▸ Problem details
Which lines in the records below hold the word "tile"? Copy each of them.

▸ Data records
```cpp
__global__ __launch_bounds__(64) void topk_kernel(const float* __restrict__ sim_avg, int N, int k,
                                                   int* __restrict__ ids, float* __restrict__ scores)
{
    extern __shared__ unsigned char taken[];
    const int b = blockIdx.x, lane = threadIdx.x;
    for (int n = lane; n < N; n += 64) taken[n] = 0;
    __syncthreads();
    const float* v = sim_avg + (size_t)b * N;
    for (int j = 0; j < k; ++j) {
        float bv = 0.f;
        int bi = 0x7fffffff;
        for (int n = lane; n < N; n += 64) {
            if (taken[n]) continue;
            const float x = v[n];
            if (bi == 0x7fffffff || x > bv) { bv = x; bi = n; }
        }
#pragma unroll
        for (int off = 32; off >= 1; off >>= 1) {
            const float ov = __shfl_xor(bv, off);
            const int oi = __shfl_xor(bi, off);
            if (oi != 0x7fffffff && (bi == 0x7fffffff || ov > bv || (ov == bv && oi < bi))) { bv = ov; bi = oi; }
        }
        if (lane == 0) {
            ids[(size_t)b * k + j] = bi;
            scores[(size_t)b * k + j] = bv;
            taken[bi] = 1;
        }
        __syncthreads();
    }
}

__global__ __launch_bounds__(256) void gather_records_kernel(
    const int* __restrict__ ids, const uint8_t* __restrict__ idx_t2s,
    const float* __restrict__ score_t2s, const float* __restrict__ mask_all, int N, int k,
    uint8_t* __restrict__ rec_idx, float* __restrict__ rec_score, float* __restrict__ rec_mask)
{
    const int bk = blockIdx.x, b = bk / k, t = threadIdx.x;
    const size_t src = ((size_t)b * N + ids[bk]) * GP_P + t;
    const size_t dst = (size_t)bk * GP_P + t;
    rec_idx[dst] = idx_t2s[src];
    rec_score[dst] = score_t2s[src];
    rec_mask[dst] = mask_all[src];
}

__global__ __launch_bounds__(256) void format_points_kernel(const uint8_t* __restrict__ rec_idx,
                                                             const float* __restrict__ rec_mask,
                                                             long long* __restrict__ tar_pts,
                                                             long long* __restrict__ src_pts)
{
    const size_t i = (size_t)blockIdx.x * GP_P + threadIdx.x;
    const int t = threadIdx.x;
    const bool valid = rec_mask[i] != 0.f;
    const int js = rec_idx[i];
// ... 215 lines not shown
```

gigapose_amd/csrc/gp_vit.hip:

```cpp
#include "gp_common.h"

int gp_gemm_launch(const float* A, int lda, const float* B, int ldb, float* D, int ldd, int I, int J,
                   int K, int epilogue, const float* bias, const float* scale, const float* res, int ldr,
                   float* sk_ws, hipStream_t st);
int gp_gemm_split_launch(const float* act, int ld_act, const void* whi, const void* wlo, float* D, int ldd, int I, int J,
                         int K, int act_is_b, int epilogue, const float* bias, const float* scale, const float* res, int ldr,
                         hipStream_t st);
bool gp_gemm_split256_usable(int I, int J, int K);
int gp_gemm_split256_launch(const float* act, int ld_act, const void* whi, const void* wlo, float* D, int ldd, int I, int J,
                            int K, int act_is_b, int epilogue, const float* bias, const float* scale, const float* res, int ldr,
                            float* scratch, hipStream_t st);
size_t gp_gemm_streamk_bytes();
int gp_gemm_streamk_reset_launch(float* sk_ws, hipStream_t st);
bool gp_gemm_split256_usable(int I, int J, int K);
bool gp_gemm_planes256_usable(int I, int J, int J_valid, int K);
int gp_gemm_planes256_launch(const void* ahi, const void* alo, const void* bhi, const void* blo, float* D, int ldd, void* ohi,
                             void* olo, int ldo, int I, int J, int J_valid, int K, int epilogue, const float* bias, const float* scale,
                             const float* res, int ldr, float out_scale, float* scratch, hipStream_t st, unsigned long long* trace = nullptr,
                             const GpPlaneOut* po = nullptr);

namespace {

constexpr int PATCH = 14, IMG = 224, KPE = 588, KPE_PAD = 592, T_TOK = 257;

// ... 65 lines not shown

int launch_layernorm(const float* X, float* Y, const float* g, const float* b, int C, int Mpad, float eps,
                     hipStream_t st)
{
    GpProfScope prof(GP_PROF_LN, 8.0 * C * Mpad, st);
    hipLaunchKernelGGL(layernorm_wide_kernel, dim3(Mpad / 64), dim3(1024), 0, st, X, Y, g, b, C, Mpad, eps);
    return 0;
}


typedef _Float16 v16x8 __attribute__((ext_vector_type(8)));
typedef _Float16 v16x4 __attribute__((ext_vector_type(4)));
typedef unsigned int au32x4 __attribute__((ext_vector_type(4)));
typedef float f32x2 __attribute__((ext_vector_type(2)));
constexpr float kPlaneScale = 8.0f;

__global__ __launch_bounds__(1024) void layernorm_planes_kernel(const float* __restrict__ X, _Float16* __restrict__ Yhi,
                                                                 _Float16* __restrict__ Ylo, const float* __restrict__ gamma,
                                                                 const float* __restrict__ beta, int C, int Mpad, float eps,
                                                                 int* __restrict__ status, float plane_scale, float* __restrict__ amax)
{
    __shared__ float red[16][64];
    const int tok = threadIdx.x & 63, sl = threadIdx.x >> 6;
    const int per = C >> 4, c0 = sl * per;
    const float* x = X + (size_t)c0 * Mpad + (size_t)blockIdx.x * 64 + tok;
    int bad = 0;
    float vmax = 0.f;
    float s = 0.f;
#pragma unroll 8
    for (int i = 0; i < per; ++i) s += x[(size_t)i * Mpad];
    red[sl][tok] = s;
    __syncthreads();
    float tot = 0.f;
#pragma unroll
    for (int j = 0; j < 16; ++j) tot += red[j][tok];
    const float mean = tot / (float)C;
    __syncthreads();
    float q = 0.f;
#pragma unroll 8
    for (int i = 0; i < per; ++i) {
        const float d = x[(size_t)i * Mpad] - mean;
        q = __builtin_fmaf(d, d, q);
    }
    red[sl][tok] = q;
    __syncthreads();
    tot = 0.f;
#pragma unroll
    for (int j = 0; j < 16; ++j) tot += red[j][tok];
    const float rstd = 1.0f / __builtin_sqrtf(tot / (float)C + eps);
    __shared__ unsigned int tile[2][128 * 65];
    const float* xb = X + (size_t)blockIdx.x * 64 + tok;
    const int t2 = 8 * (sl & 7) + (tok & 7), g2 = 8 * (sl >> 3) + (tok >> 3);
    const size_t row = ((size_t)blockIdx.x * 64 + t2) * C + 8 * g2;
    const int nchunk = C >> 7;
    for (int k = 0; k < nchunk; ++k) {
        unsigned int* T = tile[k & 1];
#pragma unroll
        for (int e = 0; e < 8; ++e) {
            const int cl = 8 * sl + e, c = 128 * k + cl;
            const float y = (xb[(size_t)c * Mpad] - mean) * rstd * gamma[c] + beta[c];
            const float v = y * plane_scale;
            const _Float16 hh = (_Float16)v;
            const _Float16 ll = (_Float16)(v - (float)hh);
            bad |= !(fabsf(v) <= kSplitPlaneLimit);
            vmax = __builtin_elementwise_maximum(vmax, __builtin_fabsf(v));
            T[cl * 65 + tok] = (unsigned int)__builtin_bit_cast(unsigned short, hh) |
                               ((unsigned int)__builtin_bit_cast(unsigned short, ll) << 16);
        }
        __syncthreads();
        v16x8 h, l;
#pragma unroll
        for (int e = 0; e < 8; ++e) {
            const unsigned int w = T[(8 * g2 + e) * 65 + t2];
            h[e] = __builtin_bit_cast(_Float16, (unsigned short)(w & 0xffffu));
            l[e] = __builtin_bit_cast(_Float16, (unsigned short)(w >> 16));
        }
        *reinterpret_cast<v16x8*>(Yhi + row + 128 * k) = h;
        *reinterpret_cast<v16x8*>(Ylo + row + 128 * k) = l;
    }
    if (bad) gp_raise(status, GP_ST_SPLIT_RANGE);
    if (amax) gp_record_amax(amax, vmax, 1.0f / plane_scale);
}

template <int NK, int TOK = 32>
__global__ __launch_bounds__(512) void layernorm_planes_reg_kernel(const float* __restrict__ X, _Float16* __restrict__ Yhi,
                                                                    _Float16* __restrict__ Ylo, const float* __restrict__ gamma,
                                                                    const float* __restrict__ beta, int Mpad, float eps,
                                                                    int* __restrict__ status, float plane_scale, float* __restrict__ amax)
{
    constexpr int C = 128 * NK, SL = 512 / TOK, CH = 8 * SL, NC = C / CH;
    constexpr int TP = CH + 4;
    static_assert(C % CH == 0 && (TOK == 32 || TOK == 16), "layernorm_planes_reg_kernel: C must be a multiple of the chunk width");
    __shared__ float red[SL][TOK];
    __shared__ __attribute__((aligned(16))) unsigned int tile[2][TOK * TP];
    __shared__ __attribute__((aligned(16))) float gb[2][C];
    const int tok = threadIdx.x & (TOK - 1), sl = threadIdx.x / TOK;
    const size_t tok0 = (size_t)blockIdx.x * TOK;
    float xv[NC][8];
    float s = 0.f;
#pragma unroll
    for (int k = 0; k < NC; ++k)
#pragma unroll
        for (int e = 0; e < 8; ++e) {
            xv[k][e] = X[(size_t)(CH * k + 8 * sl + e) * Mpad + tok0 + tok];
            s += xv[k][e];
        }
    for (int c = threadIdx.x; c < C; c += 512) {
        gb[0][c] = gamma[c];
        gb[1][c] = beta[c];
    }
    red[sl][tok] = s;
    __syncthreads();
    float tot = 0.f;
#pragma unroll
    for (int j = 0; j < SL; ++j) tot += red[j][tok];
    const float mean = tot / (float)C;
    __syncthreads();
    float q = 0.f;
#pragma unroll
    for (int k = 0; k < NC; ++k)
#pragma unroll
        for (int e = 0; e < 8; ++e) {
            const float d = xv[k][e] - mean;
            q = __builtin_fmaf(d, d, q);
        }
    red[sl][tok] = q;
    __syncthreads();
    tot = 0.f;
#pragma unroll
    for (int j = 0; j < SL; ++j) tot += red[j][tok];
    const float rstd = 1.0f / __builtin_sqrtf(tot / (float)C + eps);
    const int g2 = threadIdx.x & (SL - 1), t2 = threadIdx.x / SL;
    const size_t row = (tok0 + t2) * C + 8 * g2;
    int bad = 0;
    float vmax = 0.f;
#pragma unroll
    for (int k = 0; k < NC; ++k) {
        unsigned int* T = tile[k & 1];
        const int c = CH * k + 8 * sl;
        const f32x4 g0 = *reinterpret_cast<const f32x4*>(gb[0] + c), g1 = *reinterpret_cast<const f32x4*>(gb[0] + c + 4);
        const f32x4 b0 = *reinterpret_cast<const f32x4*>(gb[1] + c), b1 = *reinterpret_cast<const f32x4*>(gb[1] + c + 4);
        unsigned int w[8];
#pragma unroll
        for (int e = 0; e < 8; ++e) {
            const float y = (xv[k][e] - mean) * rstd * (e < 4 ? g0[e] : g1[e - 4]) + (e < 4 ? b0[e] : b1[e - 4]);
            const float v = y * plane_scale;
            const _Float16 hh = (_Float16)v;
            const _Float16 ll = (_Float16)(v - (float)hh);
            bad |= !(fabsf(v) <= kSplitPlaneLimit);
            if (amax) vmax = __builtin_elementwise_maximum(vmax, __builtin_fabsf(v));
            w[e] = (unsigned int)__builtin_bit_cast(unsigned short, hh) | ((unsigned int)__builtin_bit_cast(unsigned short, ll) << 16);
        }
        typedef unsigned int u4 __attribute__((ext_vector_type(4)));
        u4 w0 = {w[0], w[1], w[2], w[3]}, w1 = {w[4], w[5], w[6], w[7]};
        *reinterpret_cast<u4*>(T + tok * TP + 8 * sl) = w0;
        *reinterpret_cast<u4*>(T + tok * TP + 8 * sl + 4) = w1;
        __syncthreads();
        const u4 r0 = *reinterpret_cast<const u4*>(T + t2 * TP + 8 * g2), r1 = *reinterpret_cast<const u4*>(T + t2 * TP + 8 * g2 + 4);
        v16x8 h, l;
#pragma unroll
        for (int e = 0; e < 4; ++e) {
            h[e] = __builtin_bit_cast(_Float16, (unsigned short)(r0[e] & 0xffffu));
            l[e] = __builtin_bit_cast(_Float16, (unsigned short)(r0[e] >> 16));
            h[4 + e] = __builtin_bit_cast(_Float16, (unsigned short)(r1[e] & 0xffffu));
            l[4 + e] = __builtin_bit_cast(_Float16, (unsigned short)(r1[e] >> 16));
        }
        *reinterpret_cast<v16x8*>(Yhi + row + CH * k) = h;
        *reinterpret_cast<v16x8*>(Ylo + row + CH * k) = l;
    }
    if (bad) gp_raise(status, GP_ST_SPLIT_RANGE);
    if (amax) gp_record_amax(amax, vmax, 1.0f / plane_scale);
}


static int g_ln_planes_reg = 1;
#ifdef GP_PROBES
extern "C" void gp_vit_set_ln_reg(int on) { g_ln_planes_reg = (on >= 0 && on <= 2) ? on : 1; }
#endif
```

▸ Answer
    __shared__ unsigned int tile[2][128 * 65];
        unsigned int* T = tile[k & 1];
    __shared__ __attribute__((aligned(16))) unsigned int tile[2][TOK * TP];
        unsigned int* T = tile[k & 1];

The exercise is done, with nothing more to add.